Years from now, when we reflect on the proliferation of generative AI (GenAI), 2024 will be seen as a watershed moment – a period of widespread experimentation, optimism, and growth, when business leaders once hesitant to dip their toes into untested waters of innovation, dove in headfirst. In McKinsey’s Global Survey on AI conducted in mid-2024, 75% predicted that GenAI will lead to significant or disruptive change in their industries in the years ahead.
While much has been learned about the advantages and limitations of GenAI, it’s important to remember we’re still very much in a stage of evolution. Pilot programs can be ramped-up quickly and are relatively inexpensive to build, but what happens when those programs move into production under the purview of the CIO’s office? How will function-specific use cases perform in less controlled environments, and how can teams avoid losing momentum before their program has even had the chance to show results?
Common Challenges Moving From Pilot to Production
Given the enormous potential of GenAI to improve efficiency, reduce costs, and enhance decision-making, the C-Suite’s mandate to functional business leaders has been clear – go forth, and tinker. Business leaders got to work, toying around with GenAI functionality and creating their own pilot programs. Marketing teams used GenAI to create highly personalized customer experiences and automate repetitive tasks. In customer service, GenAI helped power intelligent chatbots to resolve issues in real-time, and R&D teams were able to analyze huge amounts of data to spot new trends.

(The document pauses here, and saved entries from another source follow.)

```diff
diff --git a/wct_tf_amd/csrc/wct.hip b/wct_tf_amd/csrc/wct.hip
--- a/wct_tf_amd/csrc/wct.hip
+++ b/wct_tf_amd/csrc/wct.hip
@@ -549,7 +549,7 @@
   } else {
     if ((rc = launch_plan_stats(sp, C, false, true, cov_eps(mode, r.eps), s))) return rc;
     if ((rc = launch_eig_stage(w, C, sp.P, sp.skip, 1, nullptr, r.eig_fail, s))) return rc;
-    if ((rc = launch_spectral_tail(w, C, sp.P, 1.f, mode, r.eps, sp.skip, sp.nwhite, s))) return rc;
+    if ((rc = launch_spectral_tail(w, C, sp.P, 1.f, mode, r.eps, sp.skip, sp.nwhite, second_order_bf16(), s))) return rc;
     HIP_TRY(hipMemcpyAsync(state + 2 * C, w.Tw + (size_t)C * C, (size_t)C * C * sizeof(float), hipMemcpyDeviceToDevice, s));
   }
   HIP_TRY(hipMemcpyAsync(state, w.mean + C, (size_t)C * sizeof(float), hipMemcpyDeviceToDevice, s));
@@ -588,7 +588,7 @@
   if (!(stages & WCT_STAGE_APPLY)) return WCT_OK;
 
   if (prep && (rc = launch_style_load(*prep, 1, w, C, true, s))) return rc;
-  if ((rc = launch_spectral_tail(w, C, P, sm ? 1.f : r.alpha, mode, r.eps, skip, P, s))) return rc;
+  if ((rc = launch_spectral_tail(w, C, P, sm ? 1.f : r.alpha, mode, r.eps, skip, P, second_order_bf16(), s))) return rc;
   if (sm) return launch_blend_apply_map(w, content, Nc, C, P, skip, r, *sm);
   if (src) {
     if ((rc = launch_blend(w, C, P, r.alpha, skip, s))) return rc;
@@ -674,7 +674,7 @@
   if ((stages & WCT_STAGE_EIG) && (rc = launch_eig_stage(w, C, sp.P, sp.skip, 1, r.sweeps_dev, r.eig_fail, s))) return rc;
   if (!(stages & WCT_STAGE_APPLY)) return WCT_OK;
   if (prep && (rc = launch_style_load(*prep, K, w, C, true, s))) return rc;
-  if ((rc = launch_spectral_tail(w, C, sp.P, r.alpha, mode, r.eps, sp.skip, sp.nwhite, s))) return rc;
+  if ((rc = launch_spectral_tail(w, C, sp.P, r.alpha, mode, r.eps, sp.skip, sp.nwhite, second_order_bf16(), s))) return rc;
   MixWeights mw = {};
   mw.K = K;
   for (int k = 0; k < K; ++k) mw.lambda[k] = lambda[k];
diff --git a/wct_tf_amd/csrc/wct_stages.h b/wct_tf_amd/csrc/wct_stages.h
--- a/wct_tf_amd/csrc/wct_stages.h
+++ b/wct_tf_amd/csrc/wct_stages.h
@@ -70,9 +70,22 @@
 int launch_cov_image(const WctImageSrc& src, int P, const WctCarve& w, float eps, WctSkip skip, hipStream_t s);
 int launch_eig_stage(const WctCarve& w, int C, int P, WctSkip skip, int u_f16, int* sweeps_dev, int* eig_fail, hipStream_t s,
                      int check_from = 2);
-int launch_spectral_tail(const WctCarve& w, int C, int P, float alpha, int mode, float eps_in, WctSkip skip, int nwhite, hipStream_t s);
+int launch_spectral_tail(const WctCarve& w, int C, int P, float alpha, int mode, float eps_in, WctSkip skip, int nwhite,
+                         int second_bf16, hipStream_t s);
 int launch_spectral_tail_refreshed(const WctCarve& w, int C, int P, float alpha, int mode, float eps_in, WctSkip skip, int nwhite,
-                                   hipStream_t s);
+                                   int second_bf16, hipStream_t s);
+int second_order_bf16();
+typedef __bf16 bf16_t;
+typedef __bf16 bf16x4 __attribute__((ext_vector_type(4)));
+typedef __bf16 bf16x8 __attribute__((ext_vector_type(8)));
+struct Prod2Args {
+  const bf16_t* A; size_t sA;
+  const bf16_t* A_odd; size_t sA_odd;
+  const bf16_t* B; size_t sB;
+  float* out; size_t s_out;
+  int C, upper, ntile; WctSkip skip;
+};
+int launch_prod_bf16x2(Prod2Args a, int nbatch, hipStream_t s);
 int launch_blend(const WctCarve& w, int C, int P, float alpha, WctSkip skip, hipStream_t s);
 int launch_apply(const WctCarve& w, const float* content, int Nc, int C, int P, half_t* out16, float* out32, hipStream_t s);
 template <typename Args> int launch_apply_args(const Args& a, int nmax, int P, hipStream_t s);
```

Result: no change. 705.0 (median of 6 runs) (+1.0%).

Yet, there is still a lot of disconnect between all this potential and its ultimate execution.
Once a pilot program moves into the orbit of the CIO’s office, data is scrutinized much closer. By now, we’re familiar with some of the common issues with GenAI like model bias and hallucinations, and on a larger scale those issues become big problems. A CIO is responsible for data privacy and data governance across an entire organization, whereas business leaders are using data that might only pertain to their specific area of focus.
3 Key Things to Think About Before Scaling
Make no mistake, business leaders have made significant progress in building GenAI use cases with impressive results for their specific function, but scaling for long-term impact is quite different. Here are three considerations before embarking on this journey:
1. Include the IT & Information Security Teams Early (and Often)
It’s common for functional business leaders to develop blinders in their day-to-day work and underestimate what’s required to expand their pilot program to the broader organization. But once that pilot moves into production, business leaders need the support of the IT and information security team to think through all the different things that might go wrong.
That’s why it’s a good idea to involve the IT and information security teams from the beginning to help stress test the pilot and go over potential concerns. Doing so will also help foster cross-functional collaboration, which is critical for bringing in outside perspectives and challenging the confirmation bias that can occur within individual functions.
2. Use Real Data Whenever Possible
As mentioned earlier, data-driven issues are among the biggest roadblocks in scaling GenAI. That’s because pilot programs often rely on synthetic data that can lead to mismatched expectations between business leaders, IT teams, and ultimately the CIO. Synthetic data is artificially-generated data created to mimic real-world data, essentially acting as a stand-in for actual data, but without any sensitive personal information.
Functional leaders won’t always have access to real data, so a few good tips for troubleshooting the problem would be: (1) avoid pilot programs that might require additional regulatory scrutiny down the road; (2) put guidelines in place to prevent bad data from corrupting/skewing pilot results; and (3) invest in solutions using the company’s existing technology stack to increase the likelihood of future alignment.
3. Set Realistic Expectations
When GenAI first gained public prominence after the launch of ChatGPT in late 2022, expectations were sky-high for the technology to revolutionize industries overnight. That hype (for better or worse) has largely endured, and teams are still under enormous pressure to show immediate results if their GenAI investments hope to receive further funding.
The reality is that while GenAI will be transformative, companies need to give the technology time (and support) to start transforming. GenAI isn’t plug-and-play, nor is its true value only limited to clever chatbots or creative imagery. Companies that can successfully scale GenAI programs will be the ones who first take the time to build a culture of innovation that prioritizes long-term impact over short-term results.
We’re All in This Together
Despite how much we’ve read about GenAI recently, it’s still a very nascent technology, and companies should be wary of any vendor that claims to have figured it all out. That sort of hubris clouds judgment, accelerates half-baked concepts, and leads to infrastructure problems that can bankrupt businesses. Instead, as we head into another year of GenAI excitement, let’s also take the time to engage in meaningful discussions about how to scale this powerful technology responsibly. By bringing in the IT team early in the process, relying on real-world data, and maintaining reasonable ROI expectations, companies can help ensure their GenAI strategies are not only scalable, but also sustainable.